Коллективные нарративные практики — развивающаяся область. Опираясь на теоретические и практически основания нарративной терапии (White & Epston, 1989, 1990; White, 1989a; Epston 1989a), они нацелены на помощь столкнувшимся с серьёзными тяготами людям в тех контекстах, где «терапия» может быть культурно неуместна. В статье я рассказываю о своём путешествии по этому развивающемуся пространству, раскрываю интеллектуальную историю шести ключевых аспектов нарративной терапии, насыщенно описываю некоторые социальные программы и партнёрства.
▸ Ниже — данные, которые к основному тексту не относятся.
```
template <bool COUNT_ONLY, int QS, int PD>
__global__ __launch_bounds__(AP_THREADS) void append_wide_kernel(AppendArgs a)
{
    extern __shared__ __attribute__((aligned(16))) unsigned char s_raw[];
    const uint32_t total_slots = a.nslots + AP_PAD;
    const uint32_t cap = a.cap, rbw = cap / 8;
    unsigned char *s_fp = s_raw;
    unsigned long long *s_tab = reinterpret_cast<unsigned long long *>(s_raw + total_slots);
    u32x4 *s_q = reinterpret_cast<u32x4 *>(s_tab + 2 * (size_t)total_slots);
    uint32_t *s_ctl = reinterpret_cast<uint32_t *>(s_q + (size_t)AP_WAVES * (AW_Q + AW_SQ));
    uint32_t *s_rb = s_ctl + CTL_WORDS;
// ... 211 lines not shown
                case 0: AW_FILTER_STEP(0); break; case 1: AW_FILTER_STEP(64); break; case 2: AW_FILTER_STEP(128); break; case 3: AW_FILTER_STEP(192); break;
                case 4: AW_FILTER_STEP(256); break; case 5: AW_FILTER_STEP(320); break; case 6: AW_FILTER_STEP(384); break; default: AW_FILTER_STEP(448); break;
                }
#undef AW_FILTER_STEP
                issue_one(r, nb1);
                while (qw >= qfull) batch(std::true_type{});
            }
            if (last_chunk) {
                while (qw != qbase) batch(std::false_type{});
                while (nsq) slow_batch();
                if (!COUNT_ONLY) {
                    uint32_t n = *lds_vol(&s_ctl[CTL_NROWS]);
                    n = __builtin_amdgcn_readfirstlane(n);
                    if (n > cap) n = cap;
                    uint8_t *dst = piece0 + (uint64_t)s * (cap / 2);
                    for (uint32_t v = lane; v * 32u < n; v += 64u) {
                        uint4 *src = reinterpret_cast<uint4 *>(rb) + v;
                        const uint4 x = *src;
                        *reinterpret_cast<uint4 *>(dst + v * 16u) = x;
                        *src = make_uint4(0u, 0u, 0u, 0u);
                    }
                    if (lane == 0) a.plen[j * (uint64_t)S + s] = (uint16_t)n;
                }
                if (!more) break;
                s += AP_WAVES; c = 0; off_c = off_n; cnt_c = cnt_n;
                if (AP_RESYNC > 0) {
                    const int it = (s - wv) / AP_WAVES;
                    if (xmap && A > 1u && a.bar && it % (AP_RESYNC > 0 ? AP_RESYNC : 1) == 0 && it <= (S - AP_WAVES) / AP_WAVES) {
                        __syncthreads();
                        if (tid == 0) {
                            int *ctr = a.bar + (1 << a.logB) + region;
                            const int want = (int)A * (it / (AP_RESYNC > 0 ? AP_RESYNC : 1));
                            atomicAdd(ctr, 1);
                            for (int spin = 0; spin < (1 << 16) && __hip_atomic_load(ctr, __ATOMIC_RELAXED, __HIP_MEMORY_SCOPE_AGENT) < want; spin++) __builtin_amdgcn_s_sleep(4);
                        }
// ... 79 lines not shown
```

ska.rust_amd/csrc/skx_device.h:

```cpp
#pragma once
#include <hip/hip_runtime.h>
#include <stdint.h>

namespace skx {

long knob(const char *name, long absent = 0);
int extract_tile_bases(int logB);
constexpr int MAX_LOGB = 13;
constexpr uint64_t EMPTY64 = ~0ull;

struct HashParams {
    int bits;
    int hb;
    uint32_t hmask;
    uint32_t c[4];
};
HashParams make_hash_params(int k);
__host__ __device__ inline uint32_t hround(uint32_t v, uint32_t c, int hb) { return (v * c) >> (32 - hb); }
__host__ __device__ inline void hmix_halves(uint32_t &L, uint32_t &R, const HashParams &p)
{
    L ^= hround(R, p.c[0], p.hb); R ^= hround(L, p.c[1], p.hb);
}
__host__ __device__ inline uint64_t hmix(uint64_t x, const HashParams &p)
{
// ... 92 lines not shown
    uint64_t col_base = 0;
    const uint8_t *keep = nullptr; const uint64_t *kpos = nullptr;
    int mask_ambig = 0;
};
void launch_assemble(const AssembleArgs &a, hipStream_t st, int mode = 0, uint32_t n_blocks = 0);
bool union_side_ok(const DictView &d, int logN, uint32_t stride);
void launch_union_side(const DictView &d, int logN, uint64_t *stage, uint32_t stride, uint32_t *ncnt, uint32_t table_slots, int *overflow,
                       uint16_t *side, uint16_t *perm, hipStream_t st);
void launch_assemble_side(const AssembleArgs &a, const uint16_t *side, const uint16_t *perm, hipStream_t st, bool wide = false);
void launch_compose_perm(const uint64_t *l_stage, uint32_t l_stride, const uint32_t *l_ncnt, const uint16_t *l_perm, int l_logN, const uint64_t *g_stage,
                         uint32_t g_stride, const uint32_t *g_ncnt, const uint64_t *g_roff, int g_logN, int bits, uint16_t *g_perm, uint32_t *g_n,
                         uint64_t *g_base, uint32_t *g_max, int *bad, hipStream_t st);
void launch_union_side_wide(const DictView &d, int logN, u128 *stage, uint32_t stride, uint32_t *ncnt, uint32_t table_slots, int *overflow,
                            uint16_t *side, uint16_t *perm, hipStream_t st);

constexpr uint32_t APPEND_MAX_CAP = 6016, APPEND_MAX_SLOTS = 8192;
struct AppendArgs {
    const uint64_t *words; const uint64_t *off; const uint32_t *raw;
    int n_samples, logB, bits, logQ;
    uint32_t nslots, cap;
    uint8_t *pieces; uint16_t *plen; uint16_t *perm; uint32_t *nrank;
    uint64_t *stage; uint32_t stride; uint32_t *ncnt;
    unsigned long long *probe;
    int *overflow;
    uint32_t rounds = 1;
    int *bar = nullptr;
};
bool append_ok(int bits, int logB, int logQ, uint32_t region_cap, uint32_t nslots, uint32_t cap);
void launch_append(const AppendArgs &a, uint32_t region_cap, hipStream_t st);
void launch_append_probe(const AppendArgs &a, uint32_t region_cap, unsigned blocks, hipStream_t st);
constexpr uint32_t APPEND_WIDE_MAX_CAP = 3072, APPEND_WIDE_MAX_SLOTS = 4096;
bool append_wide_ok(int bits, int logB, int logQ, uint32_t nslots, uint32_t cap);
void launch_append_wide(const AppendArgs &a, hipStream_t st);
void launch_append_wide_probe(const AppendArgs &a, unsigned blocks, hipStream_t st);
void launch_pieces_stats(const uint8_t *pieces, const uint16_t *plen, const uint16_t *perm, const uint32_t *nrank, const uint32_t *ncnt, const uint64_t *roff, uint32_t cap,
                         int n_samples, int n_blocks, uint32_t *present, uint32_t *unambig, uint32_t *mask, uint32_t *vcount, hipStream_t st);
void launch_pieces_cells(const uint8_t *pieces, const uint16_t *plen, uint32_t cap, int n_samples, int n_blocks, unsigned long long *out, hipStream_t st);
void launch_region_totals(const uint32_t *raw, int n_samples, int logB, unsigned long long *out, hipStream_t st);
struct PiecesRowsArgs {
    const uint8_t *pieces; const uint16_t *plen; const uint16_t *perm; const uint32_t *nrank; uint32_t cap; int n_samples;
    const uint32_t *ncnt; const uint64_t *roff;
    uint8_t *out; uint64_t pitch;
    uint32_t j_base = 0; uint64_t col_base = 0;
    const uint8_t *keep = nullptr; const uint64_t *kpos = nullptr;
    int mask_ambig = 0;
    int samples_per_wg = 0;
};
void launch_pieces_rows(const PiecesRowsArgs &a, uint32_t n_blocks, hipStream_t st);
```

Своим кратким историческим рассказом я надеюсь сделать вклад в небольшое на настоящий момент количество литературы о социальном и интеллектуальном происхождении нарративной терапии
[1]. Я также надеюсь, что эта статья продемонстрирует историческое полотно, на котором развернулось поле коллективных нарративных практик.
При создании этой статьи я заново обратился к текстам Майкла Уайта и Дэвида Эпстона, появившимся в 1980х годах ещё до создания термина «нарративная терапия», а также к служившим им опорой источникам. Ещё одной частью интеллектуальной истории коллективных нарративных практик стали впечатления, отношения, встречи и межкультурные и межгендерные взаимодействия. В этой статье я рассказываю о своём пути по всему этому — пути, который начался в 1993 году.
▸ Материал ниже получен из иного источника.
struct RotZ { float c_pos, s_pos, c_neg, s_neg; };
template <int SRC> __device__ __forceinline__ float quad_bcast(float v) {
    return __int_as_float(__builtin_amdgcn_mov_dpp(__float_as_int(v), SRC * 0x55, 0xf, 0xf, true));
}
__global__ __launch_bounds__(256) void compute_update_kernel(const unsigned* __restrict__ indices, unsigned n_indices,
                                                             VdInstance* __restrict__ inst, unsigned n_inst, RotZ rz, int fix_inverse) {
    const unsigned t = blockIdx.x * 256u + threadIdx.x, k = t >> 2, col = t & 3u;
    const unsigned idx = k < n_indices ? indices[k] : 0xffffffffu;
    const bool live = idx < n_inst;
    float4* t4 = reinterpret_cast<float4*>(inst[live ? idx : 0u].transform);
    float4 v = make_float4(0.0f, 0.0f, 0.0f, 0.0f);
    if (live) v = t4[col];
    const float t14 = quad_bcast<3>(v.z);
    const bool pos = t14 > -15.0f;
    const float c = pos ? rz.c_pos : rz.c_neg, s = pos ? rz.s_pos : rz.s_neg;
    float4 o;
    o.x = ((c * v.x + -s * v.y) + 0.0f * v.z) + 0.0f * v.w;
    o.y = ((s * v.x + c * v.y) + 0.0f * v.z) + 0.0f * v.w;
    o.z = ((0.0f * v.x + 0.0f * v.y) + 1.0f * v.z) + 0.0f * v.w;
    o.w = ((0.0f * v.x + 0.0f * v.y) + 0.0f * v.z) + 1.0f * v.w;
    if (live) t4[col] = o;
    if (fix_inverse) {
        float4* i4 = reinterpret_cast<float4*>(inst[live ? idx : 0u].inv_transform);
        float4 w = make_float4(0.0f, 0.0f, 0.0f, 0.0f);
        if (live) w = i4[col];
        const float4 I0 = make_float4(quad_bcast<0>(w.x), quad_bcast<0>(w.y), quad_bcast<0>(w.z), quad_bcast<0>(w.w));
        const float4 I1 = make_float4(quad_bcast<1>(w.x), quad_bcast<1>(w.y), quad_bcast<1>(w.z), quad_bcast<1>(w.w));
        const float4 I2 = make_float4(quad_bcast<2>(w.x), quad_bcast<2>(w.y), quad_bcast<2>(w.z), quad_bcast<2>(w.w));
        const float4 I3 = make_float4(quad_bcast<3>(w.x), quad_bcast<3>(w.y), quad_bcast<3>(w.z), quad_bcast<3>(w.w));
        const float b0 = col == 0u ? c : (col == 1u ? s : 0.0f);
        const float b1 = col == 0u ? -s : (col == 1u ? c : 0.0f);
        const float b2 = col == 2u ? 1.0f : 0.0f, b3 = col == 3u ? 1.0f : 0.0f;
        float4 r;
        r.x = ((I0.x * b0 + I1.x * b1) + I2.x * b2) + I3.x * b3;
        r.y = ((I0.y * b0 + I1.y * b1) + I2.y * b2) + I3.y * b3;
        r.z = ((I0.z * b0 + I1.z * b1) + I2.z * b2) + I3.z * b3;
        r.w = ((I0.w * b0 + I1.w * b1) + I2.w * b2) + I3.w * b3;
        if (live) i4[col] = r;
    }
}

CullCamera make_cam(const VdCameraUniform* c) {
    CullCamera k;
    memcpy(k.view, c->view, sizeof(k.view));
    memcpy(k.frustum, c->frustum, sizeof(k.frustum));
    k.znear = c->znear;
    k.zfar = c->zfar;
    return k;
}

}

extern "C" {

int vd_cull_emit_dev(VdCtx* ctx, const VdCameraUniform* camera, const VdMeshInfo* d_meshes, uint32_t n_mesh,
                     const VdInstance* d_instances, uint32_t n_inst, VdDrawIndexedIndirect* d_out) {
    VdDeviceGuard vd_guard_(ctx);
    return vd_cull_emit_shard_dev(ctx, camera, d_meshes, n_mesh, d_instances, n_inst, 0u, d_out);
}

static int launch_mask_pass(VdCtx* ctx, const VdCameraUniform* camera, const VdMeshInfo* d_meshes, uint32_t n_mesh,
                            const VdInstance* d_instances, uint32_t n_inst, vd_u64** out_mask, void** out_ids, unsigned* out_id_bytes,
                            unsigned** out_tile_count) {
    const unsigned n_words = (n_inst + 63u) / 64u;
    const unsigned id_bytes = n_mesh <= 256u ? 1u : (n_mesh <= 65536u ? 2u : 4u);
    const unsigned n_mt = (n_inst + kWave * kMaskRounds - 1) / (kWave * kMaskRounds);
    const size_t ids_off = ((size_t)n_words * 8 + 255) & ~(size_t)255;
    const size_t counts_off = (ids_off + (size_t)n_inst * id_bytes + 15) & ~(size_t)15;
    const size_t need = counts_off + (((size_t)n_mt + 3) & ~(size_t)3) * 4 + 512;
    int rc = vd_ensure(ctx, &ctx->scratch, &ctx->scratch_bytes, need);
    if (rc) return rc;
    vd_u64* d_mask = reinterpret_cast<vd_u64*>(ctx->scratch);
    void* d_ids = reinterpret_cast<char*>(ctx->scratch) + ids_off;
    unsigned* d_counts = reinterpret_cast<unsigned*>(reinterpret_cast<char*>(ctx->scratch) + counts_off);
    vd_time_begin(ctx);
    unsigned mb = (n_mt + kWavesPerBlock - 1) / kWavesPerBlock;
    if (mb > (unsigned)ctx->num_cus * 3u) mb = (unsigned)ctx->num_cus * 3u;
#define VD_SPLIT(IdT)                                                                                              \
    hipLaunchKernelGGL(cull_mask_tiled_kernel<IdT>, dim3(mb), dim3(kBlock),                                        \
                       kWavesPerBlock * (kSlabBytes + kMaskRounds * kWave * (int)sizeof(IdT)),                     \
                       ctx->stream, make_cam(camera), d_meshes, n_mesh, d_instances, n_inst, d_mask,               \
                       reinterpret_cast<IdT*>(d_ids), d_counts, n_mt)
    if (id_bytes == 1u) VD_SPLIT(unsigned char);
    else if (id_bytes == 2u) VD_SPLIT(unsigned short);
    else VD_SPLIT(unsigned);
#undef VD_SPLIT
    vd_time_mid(ctx);
    *out_mask = d_mask; *out_ids = d_ids; *out_id_bytes = id_bytes; *out_tile_count = d_counts;
    return VD_OK;
}

int vd_cull_emit_shard_dev(VdCtx* ctx, const VdCameraUniform* camera, const VdMeshInfo* d_meshes, uint32_t n_mesh,
                           const VdInstance* d_instances, uint32_t n_inst, uint32_t first_instance,
                           VdDrawIndexedIndirect* d_out) {
    VdDeviceGuard vd_guard_(ctx);
    if (!ctx) return VD_ERR_INVALID_ARG;
    if (!camera || !d_meshes || n_mesh == 0) VD_FAIL(ctx, VD_ERR_INVALID_ARG, "vd_cull_emit: null camera/meshes or n_mesh == 0");
    if (n_inst == 0) return VD_OK;
    if (!d_instances || !d_out) VD_FAIL(ctx, VD_ERR_INVALID_ARG, "vd_cull_emit: null instances/out");
    if (ctx->option(VD_OPT_CULL_VARIANT, 0) <= 0 && n_inst >= ctx->split_min) {
        vd_u64* d_mask; void* d_ids; unsigned id_bytes; unsigned* d_tile_count;
        int rc = launch_mask_pass(ctx, camera, d_meshes, n_mesh, d_instances, n_inst, &d_mask, &d_ids, &id_bytes, &d_tile_count);
        if (rc) return rc;
        const unsigned quads = (n_inst + 3u) / 4u;
        unsigned eb = (quads + kBlock - 1) / kBlock;
        if (eb > (unsigned)ctx->num_cus * 16u) eb = (unsigned)ctx->num_cus * 16u;
#define VD_EMIT(IdT) hipLaunchKernelGGL(emit_from_mask_kernel<IdT>, dim3(eb), dim3(kBlock), 0, ctx->stream, d_mask,               \
                                        reinterpret_cast<const IdT*>(d_ids), d_meshes, n_mesh, n_inst, first_instance, d_out)
        if (id_bytes == 1u) {
            const unsigned n_words = (n_inst + 63u) / 64u;
            hipLaunchKernelGGL(emit_all_u8_kernel, dim3((n_words + kChunkWords - 1) / kChunkWords), dim3(kBlock), 0, ctx->stream, d_mask,
                               n_words, n_inst, first_instance, reinterpret_cast<const unsigned char*>(d_ids), d_meshes, n_mesh, d_out);
        } else if (id_bytes == 2u) VD_EMIT(unsigned short); else VD_EMIT(unsigned);
#undef VD_EMIT
        vd_time_end(ctx);
        VD_HIP_CHECK(ctx, hipGetLastError());
        return VD_OK;
    }
    const unsigned n_wave_tiles = (n_inst + kWave - 1) / kWave;
    unsigned blocks = (n_wave_tiles + kWavesPerBlock - 1) / kWavesPerBlock;
    const unsigned cap = (unsigned)ctx->num_cus * 4u;
    if (blocks > cap) blocks = cap;
    vd_time_begin(ctx);
    hipLaunchKernelGGL(emit_draws_kernel, dim3(blocks), dim3(kBlock), kWavesPerBlock * kSlabBytes, ctx->stream,
                       make_cam(camera), d_meshes, n_mesh, d_instances, n_inst, d_out, n_wave_tiles, first_instance);
    vd_time_end(ctx);
    VD_HIP_CHECK(ctx, hipGetLastError());
    return VD_OK;
}

int vd_cull_compact_dev(VdCtx* ctx, const VdCameraUniform* camera, const VdMeshInfo* d_meshes, uint32_t n_mesh,
                        const VdInstance* d_instances, uint32_t n_inst, VdDrawIndexedIndirect* d_out,
                        uint32_t* d_out_count, int pad_tail) {
    VdDeviceGuard vd_guard_(ctx);
    return vd_cull_compact_shard_dev(ctx, camera, d_meshes, n_mesh, d_instances, n_inst, 0u, d_out, d_out_count, pad_tail);
}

В 1993 году мне было 23 года, я жил в Сиднее. За несколько лет до этого я закончил обучение по специальности «Социальная работа» и теперь работал в тюрьме строго режима в отделе заботы о благополучии и образовании. В мои обязанности входило фасилитирование групп трансгендерных заключённых и недавно попавших в тюрьму юношей, а также «обучение» в рамках социальных курсов темам классовой, гендерной, расовой принадлежности тех заключённых, кто питал надежды работать в этой области по истечению срока заключения. Тогда же я на волонтёрских началах регулярно посещал школы для проведения встреч, на которых мы обсуждали темы гендера и насилия.
Когда я сейчас вспоминаю это время, то вижу отчаянные попытки найти способы реакции на то, что на тот момент было для меня двумя достаточно новыми открытиями:
• Моё семейное древо было пересажено на чужой двор [2]Работа в тюрьмах означала, что теперь я взаимодействовал и формировал значимые связи с представителями коренных народов Австралии. До этого, насколько мне известно, я никогда не встречал аборигенов. Что точно — я никогда раньше не пытался осмыслить свою жизнь через оптику местного населения, увидеть, как полицейский и тюремный режим в Австралии свидетельствуют о продолжающейся оккупации аборигенных земель, лишении бедных слоёв населения прав.
• Вред, который люди моего гендера (мужской) нанесли и продолжают наносить женщинам, детям и другим мужчинам.Посещая школы, я видел молодых людей на пороге обретения взрослой мужественности. Временами в их глазах можно было заметить радость, весёлость, открытость, порой доминировали жестокость и брутальность. На каждом воркошпе, который мы проводили в школах с MASA (Men Against Sexual Assault – Мужчины против сексуального насилия
[3]), мы становились свидетелями того, как доминирующие формы маскулинности ограничивали жизни молодых людей, и пытались открыть пространство для других форм бытия. С понедельника по среду я встречался с мужчинами в тюрьме; некоторые из них совершали насилие, избиения, убийства.